Problem to work on:
Please transcribe the data that follows exactly, from its first line through the line that contains "cand_idx, cand_scan, cand_red;".

Provided material:

struct sph_ctx : Carry {
    int device = 0;
    Options opt;
    uint64_t cap = 0, n = 0;
    hipStream_t stream = nullptr;
    hipStream_t stream2 = nullptr;
    hipEvent_t ev_fork = nullptr;
    uint32_t level_seq = 0;
    int n_planes = 0;
    BoundaryP bnd_h{};
    float time = 0.f;
    uint64_t step_number = 0;
    uint64_t n_waits = 0;
    bool poisoned = false;
    std::string err;
    Profiler prof;
    int exact = 0;
    std::vector<uint32_t> export_cnt, export_off;
    DevBuf export_d_off, export_d_idx;

    uint64_t export_tot = 0;
    DevBuf cand_rec, cand_cls, cand_cnt, cand_off, cand_idx, cand_scan, cand_red;
    std::array<DevBuf*, 8> export_bufs() { return {&export_d_off, &export_d_idx, &cand_rec, &cand_cls, &cand_cnt, &cand_off, &cand_idx, &cand_scan}; }
    int prob_kind = 0;
    uint32_t prob_k = 0;
    DevBuf prob_flag, prob_rank, prob_lvl, prob_ids, prob_cls, prob_mass, prob_level, prob_pos, prob_h2, prob_off, prob_idx;
    uint64_t prob_serial = 0, sol_serial = 0;
    DevBuf sol_partner, sol_counter, ps_w, ps_words, ps_state, ps_rec;
    std::array<DevBuf*, 17> prob_bufs() { return {&prob_flag, &prob_rank, &prob_lvl, &prob_ids, &prob_cls, &prob_mass, &prob_level, &prob_pos, &prob_h2, &prob_off, &prob_idx,
                                                  &sol_partner, &sol_counter, &ps_w, &ps_words, &ps_state, &ps_rec}; }
    uint32_t slab_lists_rows = 0, slab_rows_n = 0;
    uint64_t slab_lists_tot = 0, slab_rows_tot = 0;
    DevBuf slab_row_slot, slab_slot_row, slab_off, slab_idx;
    uint32_t slab_prob_k = 0, slab_prob_ko = 0;
    DevBuf slab_prob_flag, slab_prob_rank, slab_prob_ids, slab_prob_cls, slab_prob_mass, slab_prob_level, slab_prob_pos, slab_prob_h2, slab_prob_off;
    std::array<DevBuf*, 13> slab_bufs() { return {&slab_row_slot, &slab_slot_row, &slab_off, &slab_idx, &slab_prob_flag, &slab_prob_rank, &slab_prob_ids, &slab_prob_cls,
                                                  &slab_prob_mass, &slab_prob_level, &slab_prob_pos, &slab_prob_h2, &slab_prob_off}; }

    DevBuf pm[2], vel[2], orig[2], lvl[2], lvlold[2];
    int cur = 0;
    int pcur = 0;
    DevBuf vel_tmp;
    DevBuf key[2], val[2], sort_scratch, cxy, cell_start, cs_scratch, nl, nl_ok, mrho, pt0, pt1, prec0, prec1, xv;
    bool uniform_h = false;
    float h_uniform = 0.f;
    DevBuf wall_pl, wall_cnt;
    DevBuf rho, lam_sum, lam_grad, constf, aii, src, p0, p1, pacc, dens_err, stat, ncount;
    DevBuf planes_d, lam_lut, dlam_lut, hdr_partials, hdr_out, ctrl, status, n_tiles, red_partials, scratch;
    HeaderOut* hdr_host = nullptr;
    volatile uint32_t* hint_word = nullptr;
    uint32_t hint_seq = 0;
    uint32_t publish_seq = 0;
    bool publish_folded = false;
    SolverCtrl* ctrl_host = nullptr;
    DeviceStatus* status_host = nullptr;
    HeaderOut* hdr_host_dev = nullptr;
    SolverCtrl* ctrl_host_dev = nullptr;
    DeviceStatus* status_host_dev = nullptr;
    volatile uint32_t* prog_host = nullptr;
    uint32_t* prog_host_dev = nullptr;
    uint32_t solve_epoch = 0;
    bool paced_step = false;
    hipEvent_t ev_sync = nullptr;

    struct Dist {
        bool on = false;
        int rank = 0, nranks = 1;
        float cut_lo = 0.f, cut_hi = 0.f;
        uint32_t n_tot = 0;
        uint32_t n_halo[2] = {0, 0}, n_ghost[2] = {0, 0};
        float hcut[2] = {0.f, 0.f};
        float halo_w[2] = {0.f, 0.f};
        DevBuf owned;
        DevBuf cls, blk;
        int overlap_env = -1;
        bool pre = false;
        uint32_t pre_n = 0;
        uint32_t pre_cls_n = 0;
        uint32_t pre_own = 0;
        DevBuf tot_table;
        DevBuf ring1, ring1_src;
        DevBuf halo_idx, halo_pos, halo_src, ghost_dst;
        DevBuf send[2], recv[2];
        DevBuf counts;
        DevBuf solver_tot;
        uint32_t* counts_host = nullptr;
        uint32_t* counts_host_dev = nullptr;
        void* nccl = nullptr;
        DevBuf edge;
        hipStream_t xstream = nullptr;
        hipEvent_t ev_x[3] = {nullptr, nullptr, nullptr};
        hipEvent_t ev_pack = nullptr, ev_copied = nullptr, ev_tot = nullptr;
        double* gtot = nullptr;
        uint32_t gtot_seq = 0;
        bool ghosts_ok = true;
        void* tgroup = nullptr;
        void* ipc = nullptr;
        void* shm = nullptr;
        size_t shm_bytes = 0;
        std::string shm_name;
        int rebalance_every = 0;
        DevBuf hist;
        uint32_t rebalances = 0;
        uint64_t stat_exchanges = 0, stat_bytes_sent = 0, stat_bytes_recv = 0, stat_allreduces = 0, stat_step0 = 0;
    } dist;

    GridP grid{};
    GridP fgrid{};
    int tile_ts = 0, tile_tsx = 0, tile_tsy = 0;
    DevBuf tile_raw, tile_h, tile_h_ext, nlx;
    DevBuf nloff, nlh;
    DevBuf akey[2], aval[2], acxy, acell_start, pm2;
    DevBuf atile_raw, atile_h;
    DevBuf inc_head, inc_next, inc_bsum, inc_movers;
    uint32_t inc_epoch = 0;
    int inc_radix_streak = 0;
    struct Ahead {
        GridP g{};
        float h_max = 0.f, h_min = 0.f, rest_density = 0.f;
        int tile_ts = 0, tile_tsx = 0, tile_tsy = 0;
        uint64_t n = 0;
    } ahead;
    DevBuf hdr_ahead_partials;
    float hdr_ahead_rest_density = 0.f;
    DevBuf h2n[2];
    DevBuf lam_prev;
    DevBuf lvl_queue;
    DevBuf lvl_tmp, lvl_nrm, lvl_state, lvl_when, lvl_mark, flag_surface, flag_insufficient, stash, nl_ext, nlx_ext;
    DevBuf con_thr, con_consumed, con_h, flag_reduced;
    float lists_after_k = 0.f, lists_after_slack = 0.f;
    float h_max_step = 0.f;
    float last_dmax = 0.f;
    float slab_slack_w = 0.f;
    DevBuf szc[2];
    DevBuf omega;
    DevBuf split_patterns;
    uint32_t n_split_patterns = 0;
    DevBuf lvl_changed_d;
    uint32_t* lvl_changed = nullptr;
    uint32_t last_level_sweeps = 0;
    uint32_t* lvl_changed_dev = nullptr;
    uint32_t pressure_cur = 0;
    uint32_t last_div_iters = 2, last_dens_iters = 2;
    uint32_t prev_dens_iters = 0;
    uint32_t prev_div_iters = 0;
    DevBuf rnd_rec, rnd_keys, rnd_out, rnd_max, rnd_prev;
    uint64_t rnd_prev_n = 0;
    DevBuf rnd_layer, rnd_band, rnd_words, rnd_stage;
    bool rnd_have_layer = false;
    int rnd_layer_sx0 = 0, rnd_layer_sx1 = 0, rnd_layer_hs = 0;
    hipEvent_t ev[8];

    int fail(int code, const char* fmt, ...)
    {
        char buf[512];
        va_list ap;
        va_start(ap, fmt);
        vsnprintf(buf, sizeof buf, fmt, ap);
        va_end(ap);
        err = buf;
        return code;
    }
    int refuse_poisoned() { return fail(SPH_ERR_POISONED, "an earlier step failed inside the step: the particle state is undefined until sph_upload"); }
};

Task output:
struct sph_ctx : Carry {
    int device = 0;
    Options opt;
    uint64_t cap = 0, n = 0;
    hipStream_t stream = nullptr;
    hipStream_t stream2 = nullptr;
    hipEvent_t ev_fork = nullptr;
    uint32_t level_seq = 0;
    int n_planes = 0;
    BoundaryP bnd_h{};
    float time = 0.f;
    uint64_t step_number = 0;
    uint64_t n_waits = 0;
    bool poisoned = false;
    std::string err;
    Profiler prof;
    int exact = 0;
    std::vector<uint32_t> export_cnt, export_off;
    DevBuf export_d_off, export_d_idx;

    uint64_t export_tot = 0;
    DevBuf cand_rec, cand_cls, cand_cnt, cand_off, cand_idx, cand_scan, cand_red;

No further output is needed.